● **TASK STATEMENT**: Where a line of the data holds the word "lines", copy that line.

● **Source records**:
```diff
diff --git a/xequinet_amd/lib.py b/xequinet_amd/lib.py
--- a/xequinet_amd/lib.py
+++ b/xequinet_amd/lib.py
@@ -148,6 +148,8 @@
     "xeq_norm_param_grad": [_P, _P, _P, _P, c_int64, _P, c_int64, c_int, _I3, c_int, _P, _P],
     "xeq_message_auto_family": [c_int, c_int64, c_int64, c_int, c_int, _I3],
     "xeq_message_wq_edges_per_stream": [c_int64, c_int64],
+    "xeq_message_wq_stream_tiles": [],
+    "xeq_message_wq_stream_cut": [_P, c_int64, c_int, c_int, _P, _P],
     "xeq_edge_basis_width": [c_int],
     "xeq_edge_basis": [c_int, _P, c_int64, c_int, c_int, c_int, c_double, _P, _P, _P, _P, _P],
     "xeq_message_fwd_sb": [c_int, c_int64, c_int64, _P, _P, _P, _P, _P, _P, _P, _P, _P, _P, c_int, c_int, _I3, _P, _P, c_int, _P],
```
* * *
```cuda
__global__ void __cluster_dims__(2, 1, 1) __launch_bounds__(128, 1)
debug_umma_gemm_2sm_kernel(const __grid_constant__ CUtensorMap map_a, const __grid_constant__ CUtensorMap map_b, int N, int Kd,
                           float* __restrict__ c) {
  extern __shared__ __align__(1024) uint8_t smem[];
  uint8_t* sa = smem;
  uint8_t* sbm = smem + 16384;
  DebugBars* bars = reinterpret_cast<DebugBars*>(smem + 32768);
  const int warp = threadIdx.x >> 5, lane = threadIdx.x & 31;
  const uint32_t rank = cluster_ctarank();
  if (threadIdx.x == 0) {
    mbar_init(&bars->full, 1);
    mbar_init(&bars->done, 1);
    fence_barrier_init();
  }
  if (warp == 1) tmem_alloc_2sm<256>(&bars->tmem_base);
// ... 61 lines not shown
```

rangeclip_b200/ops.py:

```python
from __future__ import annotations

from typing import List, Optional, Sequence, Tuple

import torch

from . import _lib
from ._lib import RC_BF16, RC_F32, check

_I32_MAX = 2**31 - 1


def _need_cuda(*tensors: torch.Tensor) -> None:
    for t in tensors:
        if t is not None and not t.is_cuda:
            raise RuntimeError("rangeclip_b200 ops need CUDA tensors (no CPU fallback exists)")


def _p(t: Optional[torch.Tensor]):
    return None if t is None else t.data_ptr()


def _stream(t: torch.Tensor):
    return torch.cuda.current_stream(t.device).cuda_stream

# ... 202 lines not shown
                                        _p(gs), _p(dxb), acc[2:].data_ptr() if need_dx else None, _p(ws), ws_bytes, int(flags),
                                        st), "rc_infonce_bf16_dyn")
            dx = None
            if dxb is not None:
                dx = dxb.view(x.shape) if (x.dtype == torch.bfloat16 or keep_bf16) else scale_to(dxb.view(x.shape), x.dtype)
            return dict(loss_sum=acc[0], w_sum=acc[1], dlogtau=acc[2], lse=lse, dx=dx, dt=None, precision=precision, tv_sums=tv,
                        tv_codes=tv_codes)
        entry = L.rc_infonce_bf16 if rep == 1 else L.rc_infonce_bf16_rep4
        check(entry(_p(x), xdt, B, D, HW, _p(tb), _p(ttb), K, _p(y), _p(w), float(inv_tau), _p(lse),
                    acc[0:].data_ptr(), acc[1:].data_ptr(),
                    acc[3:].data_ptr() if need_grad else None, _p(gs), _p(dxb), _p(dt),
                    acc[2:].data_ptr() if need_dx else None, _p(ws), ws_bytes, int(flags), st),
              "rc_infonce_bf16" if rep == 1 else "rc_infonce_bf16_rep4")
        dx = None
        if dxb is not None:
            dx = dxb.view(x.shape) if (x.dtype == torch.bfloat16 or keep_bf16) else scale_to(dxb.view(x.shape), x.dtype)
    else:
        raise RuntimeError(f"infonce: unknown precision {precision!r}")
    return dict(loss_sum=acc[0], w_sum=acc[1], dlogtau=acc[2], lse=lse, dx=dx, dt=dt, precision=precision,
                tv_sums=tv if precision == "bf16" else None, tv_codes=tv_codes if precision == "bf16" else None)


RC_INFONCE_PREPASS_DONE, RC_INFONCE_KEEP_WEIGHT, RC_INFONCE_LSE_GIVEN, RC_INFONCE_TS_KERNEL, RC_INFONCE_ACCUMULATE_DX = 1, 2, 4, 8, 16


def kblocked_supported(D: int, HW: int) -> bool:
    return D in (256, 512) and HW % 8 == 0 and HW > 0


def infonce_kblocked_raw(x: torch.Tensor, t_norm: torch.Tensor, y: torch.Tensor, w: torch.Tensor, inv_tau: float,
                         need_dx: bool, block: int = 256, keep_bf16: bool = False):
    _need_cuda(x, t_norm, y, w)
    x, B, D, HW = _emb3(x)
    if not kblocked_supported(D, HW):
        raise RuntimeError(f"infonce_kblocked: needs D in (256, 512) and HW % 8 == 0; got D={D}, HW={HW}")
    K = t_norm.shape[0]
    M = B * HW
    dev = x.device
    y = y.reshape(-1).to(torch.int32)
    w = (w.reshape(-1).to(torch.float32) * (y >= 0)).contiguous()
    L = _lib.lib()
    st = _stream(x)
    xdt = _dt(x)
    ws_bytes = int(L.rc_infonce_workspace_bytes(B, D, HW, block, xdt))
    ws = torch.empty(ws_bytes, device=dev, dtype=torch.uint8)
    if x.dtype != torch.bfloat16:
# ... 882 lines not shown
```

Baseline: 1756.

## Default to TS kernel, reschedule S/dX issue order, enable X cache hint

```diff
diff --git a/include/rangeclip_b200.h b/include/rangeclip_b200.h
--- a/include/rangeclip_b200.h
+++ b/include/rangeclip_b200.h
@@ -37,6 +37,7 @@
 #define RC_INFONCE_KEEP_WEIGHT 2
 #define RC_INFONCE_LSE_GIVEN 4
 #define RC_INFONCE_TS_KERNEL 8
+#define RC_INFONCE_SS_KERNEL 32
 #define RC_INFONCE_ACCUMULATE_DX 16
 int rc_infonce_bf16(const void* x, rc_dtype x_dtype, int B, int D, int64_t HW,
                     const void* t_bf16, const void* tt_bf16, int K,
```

● **WRITTEN REPLY**:
// ... 61 lines not shown
# ... 202 lines not shown
# ... 882 lines not shown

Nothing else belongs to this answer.